Exercise :: In the records, find every line with the word "unsigned" and copy it out.

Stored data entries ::
##########
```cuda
template <int SCB>
__device__ __forceinline__ void score_sealed_body(const ScoreArgs& A, int b) {
    __shared__ unsigned long long acc[TF_R];
    const int tid = threadIdx.x;
    const BucketDev B = A.tab[b];
    const long long first_slot = (long long)b * TF_R;
    const bool live = B.state == 1u;
    SC_STAMP(0);
    constexpr int NWV = SCB / 64;
#ifndef LCD_SCORE_DR4
#define LCD_SCORE_DR4 16
#endif
    constexpr int DR = NWV == 4 ? LCD_SCORE_DR4 : (128 / NWV > 16 ? 16 : 128 / NWV);
    constexpr int KW = SCB >= 512 ? 1 : 512 / SCB;
    constexpr int NI = TF_R / SCB > 0 ? TF_R / SCB : 1;
    const int wv = __builtin_amdgcn_readfirstlane(tid >> 6), ln = tid & 63;
    const uint32_t D = live ? A.bkt_D[b] : 0u;
    const uint32_t BW = live ? B.W : 0u;
    const uint32_t flags = A.bkt_flags[b];
    const int U = (int)A.q_meta[0];
    const int Ud = (int)A.q_meta[1];
    static_assert(KW * SCB <= TF_MAX_WORDS && DR * NWV <= TF_MAX_WORDS, "the unconditional list reads stay inside the buffers");
    uint32_t w[KW]; int32_t idf[KW], did[KW]; bool look[KW];
#pragma unroll
    for (int u = 0; u < KW; ++u) {
        const int k = tid + u * SCB;
        w[u] = A.q_w[k]; idf[u] = A.q_idf[k]; did[u] = A.q_did[k];
    }
    int32_t dj[DR], fj[DR];
#pragma unroll
    for (int u = 0; u < DR; ++u) {
        const int j = wv + u * NWV;
        dj[u] = A.qd_did[j];
        fj[u] = A.qd_idf[j];
    }
#pragma unroll
    for (int u = 0; u < KW; ++u) { if (tid + u * SCB >= U) { w[u] = 0; idf[u] = 0; did[u] = -1; } }
#pragma unroll
    for (int u = 0; u < DR; ++u) { if (wv + u * NWV >= Ud) { dj[u] = -1; fj[u] = 0; } }
    uint32_t ni_v[NI];
#pragma unroll
    for (int u = 0; u < NI; ++u) { const int i = tid + u * SCB; ni_v[u] = i < TF_R ? A.slot_ni[first_slot + i] : 0u; }
    uint4 r0[KW], r1[KW];
#pragma unroll
    for (int u = 0; u < KW; ++u) {
        const bool dense_here = did[u] >= 0 && (uint32_t)did[u] < D;
        look[u] = idf[u] != 0 && w[u] < BW && (!dense_here || (flags & 1u));
        r0[u] = make_uint4(0u, 0u, 0u, 0u); r1[u] = r0[u];
        if (look[u]) {
            const uint4* rec = reinterpret_cast<const uint4*>(A.dir2 + ((size_t)(w[u] >> 5) * A.dir2_stride + (uint32_t)b) * TF_DIR2_DWORDS);
            r0[u] = gload4(rec); r1[u] = gload4(rec + 1);
        }
    }
    uint32_t c[DR];
#pragma unroll
    for (int u = 0; u < DR; ++u) c[u] = (dj[u] >= 0 && (uint32_t)dj[u] < D) ? gload((const uint32_t*)(B.dense + (size_t)dj[u] * TF_R + 4 * ln)) : 0u;
    uint32_t start[KW], len[KW];
#pragma unroll
    for (int u = 0; u < KW; ++u) {
        start[u] = 0; len[u] = 0;
        if (!look[u]) continue;
        const uint32_t f[6] = {r0[u].z, r0[u].w, r1[u].x, r1[u].y, r1[u].z, r1[u].w};
        const uint32_t p = w[u] & 31u, pd = p / 6u, ps = 5u * (p % 6u);
        if (!(r0[u].y & TF_DIR2_SAT)) {
            uint32_t before = 0;
#pragma unroll
            for (uint32_t d = 0; d < 6u; ++d) {
                const uint32_t x = d < pd ? f[d] : (d == pd ? (f[d] & ((1u << ps) - 1u)) : 0u);
                before += dir2_sum6(x);
            }
            uint32_t fd = f[0];
#pragma unroll
            for (uint32_t d = 1; d < 6u; ++d) fd = d == pd ? f[d] : fd;
            len[u] = (fd >> ps) & 31u;
            start[u] = r0[u].x + before;
        } else {
            const uint2 blk = gload2(B.dirb + (w[u] >> 5));
            const uint32_t bit = 1u << p;
            if (blk.x & bit) {
                const uint32_t r = blk.y + (uint32_t)__popc(blk.x & (bit - 1u));
                const uint32_t s0 = gload(B.sp_off + r), s1 = gload(B.sp_off + r + 1);
                start[u] = s0; len[u] = s1 - s0;
            }
        }
    }
    long long a0 = 0, a1 = 0, a2 = 0, a3 = 0;
#pragma unroll
    for (int u = 0; u < DR; ++u) {
        const long long f64 = (long long)fj[u];
        a0 += (long long)(int)(c[u] & 255u) * f64;
        a1 += (long long)(int)((c[u] >> 8) & 255u) * f64;
        a2 += (long long)(int)((c[u] >> 16) & 255u) * f64;
        a3 += (long long)(int)(c[u] >> 24) * f64;
    }
    for (int j0 = wv + DR * NWV; j0 < Ud; j0 += DR * NWV) {
#pragma unroll
        for (int u = 0; u < DR; ++u) {
            const int j = j0 + u * NWV;
            dj[u] = j < Ud ? A.qd_did[j] : -1;
            fj[u] = j < Ud ? A.qd_idf[j] : 0;
        }
#pragma unroll
        for (int u = 0; u < DR; ++u) c[u] = (dj[u] >= 0 && (uint32_t)dj[u] < D) ? gload((const uint32_t*)(B.dense + (size_t)dj[u] * TF_R + 4 * ln)) : 0u;
#pragma unroll
        for (int u = 0; u < DR; ++u) {
            const long long f64 = (long long)fj[u];
            a0 += (long long)(int)(c[u] & 255u) * f64;
            a1 += (long long)(int)((c[u] >> 8) & 255u) * f64;
            a2 += (long long)(int)((c[u] >> 16) & 255u) * f64;
            a3 += (long long)(int)(c[u] >> 24) * f64;
        }
    }
    for (int i = tid; i < TF_R; i += SCB) acc[i] = 0ull;
    __syncthreads();
    SC_STAMP(1);
    {
        const int ln4 = ln * 4;
        if (a0) atomicAdd(&acc[ln4 + 0], (unsigned long long)a0);
        if (a1) atomicAdd(&acc[ln4 + 1], (unsigned long long)a1);
        if (a2) atomicAdd(&acc[ln4 + 2], (unsigned long long)a2);
        if (a3) atomicAdd(&acc[ln4 + 3], (unsigned long long)a3);
    }
    SC_STAMP(2);
#pragma unroll
    for (int u = 0; u < KW; ++u) score_segments<SCB>(B.sp_ent, acc, start[u], len[u], idf[u]);
    for (int k0 = KW * SCB; k0 < U; k0 += SCB) {
        const int k = k0 + tid;
        uint32_t st2 = 0, ln2 = 0; int32_t idf2 = 0;
        if (k < U) {
            const uint32_t w2 = A.q_w[k];
            idf2 = A.q_idf[k];
            const int32_t d2 = A.q_did[k];
            const bool dh = d2 >= 0 && (uint32_t)d2 < D;
            if (idf2 != 0 && w2 < BW && (!dh || (flags & 1u))) {
                const uint2 bk = gload2(B.dirb + (w2 >> 5));
                const uint32_t bit = 1u << (w2 & 31);
                if (bk.x & bit) {
                    const uint32_t r = bk.y + (uint32_t)__popc(bk.x & (bit - 1u));
                    st2 = gload(B.sp_off + r);
                    ln2 = gload(B.sp_off + r + 1) - st2;
                }
            }
        }
        score_segments<SCB>(B.sp_ent, acc, st2, ln2, idf2);
// ... 56 lines not shown
```

### rtabmap_amd/csrc/similarity_body.cuh

```cuda
#pragma once
#include "frame_tail_body.cuh"

namespace lcd {
namespace {

template <int NT>
__device__ __forceinline__ void sim_query_body(uint32_t* smem, const SimQueryArgs& a) {
    const int H = a.H;
    uint32_t* tkey = smem;
    uint32_t* tcnt = smem + H;
    uint32_t* s_misc = tcnt + H;
    const int tid = threadIdx.x;
    for (int i = tid; i < H; i += NT) { tkey[i] = 0xFFFFFFFFu; tcnt[i] = 0u; }
    if (tid < 4) s_misc[tid] = 0u;
    __syncthreads();
    uint32_t valid = 0;
    for (int i = tid; i < a.n; i += NT) {
        const int32_t id = a.src[i];
        if (id <= 0) continue;
        valid += 1u;
        const int32_t ws = (long long)id < a.xlate_n ? a.xlate[id] : -1;
        if (ws < 0) continue;
        const uint32_t w = (uint32_t)ws;
        uint32_t h = (w * 2654435761u) & (uint32_t)(H - 1);
        for (;;) {
            const uint32_t old = atomicCAS(&tkey[h], 0xFFFFFFFFu, w);
            if (old == 0xFFFFFFFFu || old == w) { atomicAdd(&tcnt[h], 1u); break; }
            h = (h + 1) & (uint32_t)(H - 1);
        }
    }
#pragma unroll
    for (int off = 32; off > 0; off >>= 1) valid += __shfl_xor(valid, off, 64);
    if ((tid & 63) == 0 && valid) atomicAdd(&s_misc[2], valid);
    __syncthreads();
    for (int i0 = 0; i0 < H; i0 += NT) {
        const int i = i0 + tid;
        if (i >= H || tkey[i] == 0xFFFFFFFFu) continue;
        const uint32_t w = tkey[i], c = tcnt[i];
        const int32_t d = gload(a.did + w);
        const uint32_t u = atomicAdd(&s_misc[0], 1u);
        a.q_w[u] = w; a.q_cnt[u] = c; a.q_did[u] = d;
        a.tab[w] = make_uint2(a.stamp, c);
        if (d >= 0) {
            const uint32_t j = atomicAdd(&s_misc[1], 1u);
            a.qd_did[j] = d; a.qd_cnt[j] = c;
        }
    }
    __syncthreads();
    if (tid == 0) { a.q_meta[0] = s_misc[0]; a.q_meta[1] = s_misc[1]; a.q_meta[2] = s_misc[2]; }
}
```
##########
Task solution ::
    __shared__ unsigned long long acc[TF_R];
        if (a0) atomicAdd(&acc[ln4 + 0], (unsigned long long)a0);
        if (a1) atomicAdd(&acc[ln4 + 1], (unsigned long long)a1);
        if (a2) atomicAdd(&acc[ln4 + 2], (unsigned long long)a2);
        if (a3) atomicAdd(&acc[ln4 + 3], (unsigned long long)a3);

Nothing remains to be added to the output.